Task item: Every line with the word "bounds" in it should be extracted from the data that follows.

Items from a data source
+                  CA_L * sizeof(float), b);
+      const int rend = ps == s_last ? (g1 - 1) % CA_SIDE : CA_SIDE - 1;
+      if (++rb > rend + 1) { ++ps; rb = -1; }
+    }
+  };
+  const bool producer = threadIdx.x == blockDim.x - 32;
+  if (producer) issue_until(FS_NB);
+  for (int g = g0; g < g1; ++g) {
+    const int s = g / CA_SIDE, r = g % CA_SIDE, n = s / (CA_SIDE / FS_G), c0 = (s % (CA_SIDE / FS_G)) * FS_G;
+    const int e0 = (g - g0) + 2 * (s - s0);
+#pragma unroll
+    for (int e = 0; e < 3; ++e) mbar_wait(smem_u32(bar + (e0 + e) % FS_NB), ((e0 + e) / FS_NB) & 1);
+    const int c = c0 + row, j = CA_SIDE * r + c;
+    const float* m = mm + (size_t)n * mm_stride;
+    const float* bands[3];
+#pragma unroll
+    for (int cc = -1; cc <= 1; ++cc) bands[cc + 1] = fs_band + ((e0 + 1 + cc) % FS_NB) * FS_BR * FS_RS + 4 + lane;
+    float u[32];
+#pragma unroll
+    for (int k = 0; k < 32; ++k) u[k] = 0.f;
+    if (SPLIT == 1) {
+      ca_fuse_staged<0, 32>(u, bands, j, c - c0 + 1, lane);
+    } else {
+      if (half == 0) {
+        ca_fuse_staged<0, 16>(u, bands, j, c - c0 + 1, lane);
+      } else {
+        ca_fuse_staged<16, 16>(u, bands, j, c - c0 + 1, lane);
+#pragma unroll
+        for (int kk = 0; kk < 16; ++kk) xch[(row * 16 + kk) * 32 + lane] = u[kk];
+      }
+      __syncthreads();
+      if (half == 0) {
+#pragma unroll
+        for (int kk = 0; kk < 16; ++kk) u[16 + kk] = xch[(row * 16 + kk) * 32 + lane];
+      }
+    }
+    if (half == 0) {
+    float mk[32];
+    float mx = -INFINITY;
+#pragma unroll
+    for (int k = 0; k < 32; ++k) {
+      mk[k] = __ldg(m + lane + 32 * k);
+      u[k] = u[k] * mk[k] * scale;
+      mx = fmaxf(mx, u[k]);
+    }
+#pragma unroll
+    for (int o = 16; o > 0; o >>= 1) mx = fmaxf(mx, __shfl_xor_sync(0xffffffffu, mx, o));
+    float sum = 0.f;
+#pragma unroll
+    for (int k = 0; k < 32; ++k) { u[k] = __expf(u[k] - mx); sum += u[k]; }
+    sum = warp_sum(sum);
+    const float inv = 1.f / sum;
+    float best = -1.f;
+    int bi = 0;
+    __nv_bfloat16* out = A + ((size_t)n * CA_L + j) * CA_L;
+#pragma unroll
+    for (int k = 0; k < 32; ++k) {
+      const float a = u[k] * inv * mk[k];
+      out[lane + 32 * k] = __float2bfloat16(a);
+      if (a > best) { best = a; bi = lane + 32 * k; }
+    }
+#pragma unroll
+    for (int o = 16; o > 0; o >>= 1) {
+      const float ob = __shfl_xor_sync(0xffffffffu, best, o);
+      const int oi = __shfl_xor_sync(0xffffffffu, bi, o);
+      if (ob > best || (ob == best && oi < bi)) { best = ob; bi = oi; }
+    }
+    if (lane == 0) argmax_out[(size_t)n * CA_L + j] = bi;
+    }
+    __syncthreads();
+    if (producer) issue_until((g + 1 < g1 ? e0 + 1 + ((g + 1) % CA_SIDE == 0 ? 2 : 0) : nentries) + FS_NB);
+  }
+}
+
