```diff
+def plan(tiles: int, K: int, max_workgroups: int) -> Plan:
+    if tiles < 1 or K < 128 or K % 64 or max_workgroups < 1:
+        raise ValueError(f"plan: needs tiles >= 1, K % 64 == 0, K >= 128 and max_workgroups >= 1 (got {tiles}, {K}, {max_workgroups})")
+    S = K // 64
+    U = tiles * S
+    W = workgroups(tiles, S, max_workgroups)
+    bounds = [boundary(w, W, S, U) for w in range(W + 1)]
+    segments = []
+    for w in range(W):
+        u = bounds[w]
+        while u < bounds[w + 1]:
+            pos = u // S
+            end = min(bounds[w + 1], (pos + 1) * S)
+            segments.append((w, tile_at(pos, tiles, W), u - pos * S, end - u, w + pos))
+            u = end
+    return Plan(W, tiles, S, bounds, segments)
+
+
+def workspace_bytes(tiles: int, max_workgroups: int = 0) -> int:
+    return int(_fns().mmrca_gemm_splitk_group_workspace_bytes(tiles, max_workgroups))
+
+
+def gemm_splitk_group(products: Sequence[tuple], workspace, *, K: int, max_workgroups: int = 0):
+    n = len(products)
+    arr = (WgradProblem * max(n, 1))()
+    for q, (A, B, Cout, M, N, lda, ldb, ldc) in enumerate(products):
+        L._dev(A, "gemm_splitk_group A")
+        if A.shape[0] < K or B.shape[0] < K:
+            raise L.MmrcaError(f"gemm_splitk_group: product {q} has operands of {A.shape[0]} and {B.shape[0]} rows, the group's K is {K}")
+        arr[q] = WgradProblem(L.ptr(A), L.ptr(B), L.ptr(Cout), M, N, lda, ldb, ldc)
+    prof = L.GEMM_PROFILE is not None
+    if prof:
+        e0, e1 = L._events()
+    L._check(_fns().mmrca_gemm_splitk_group(arr, n, K, L.ptr(workspace), workspace.numel() * workspace.element_size(),
+                                            max_workgroups, L.stream_ptr()), "mmrca_gemm_splitk_group")
+    if prof:
+        e1.record()
+        mn = sum(p[3] * p[4] for p in products)
+        L.GEMM_PROFILE.append((2.0 * mn * K, (L.KROW, L.KROW, 1), e0, e1, (mn // 256, 256, K, L.ACT_NONE)))
diff --git a/include/mmrca_wgrad.h b/include/mmrca_wgrad.h
--- /dev/null
+++ b/include/mmrca_wgrad.h
@@ -0,0 +1,24 @@
+#ifndef MMRCA_WGRAD_H
+#define MMRCA_WGRAD_H
+#include <stdint.h>
+#ifdef __cplusplus
+extern "C" {
+#endif
+
+typedef struct {
+  const void* A;
+  const void* B;
+  float* C;
+  int64_t M, N;
+  int64_t lda, ldb, ldc;
+} MmrcaWgradProblem;
+
+int64_t mmrca_gemm_splitk_group_workspace_bytes(int64_t tiles, int max_workgroups);
+
+int mmrca_gemm_splitk_group(const MmrcaWgradProblem* problems, int count, int64_t K, void* workspace, int64_t workspace_bytes,
+                            int max_workgroups, void* stream);
+
+#ifdef __cplusplus
+}
+#endif
+#endif
```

Response:
+    bounds = [boundary(w, W, S, U) for w in range(W + 1)]
+        u = bounds[w]
+        while u < bounds[w + 1]:
+            end = min(bounds[w + 1], (pos + 1) * S)
+    return Plan(W, tiles, S, bounds, segments)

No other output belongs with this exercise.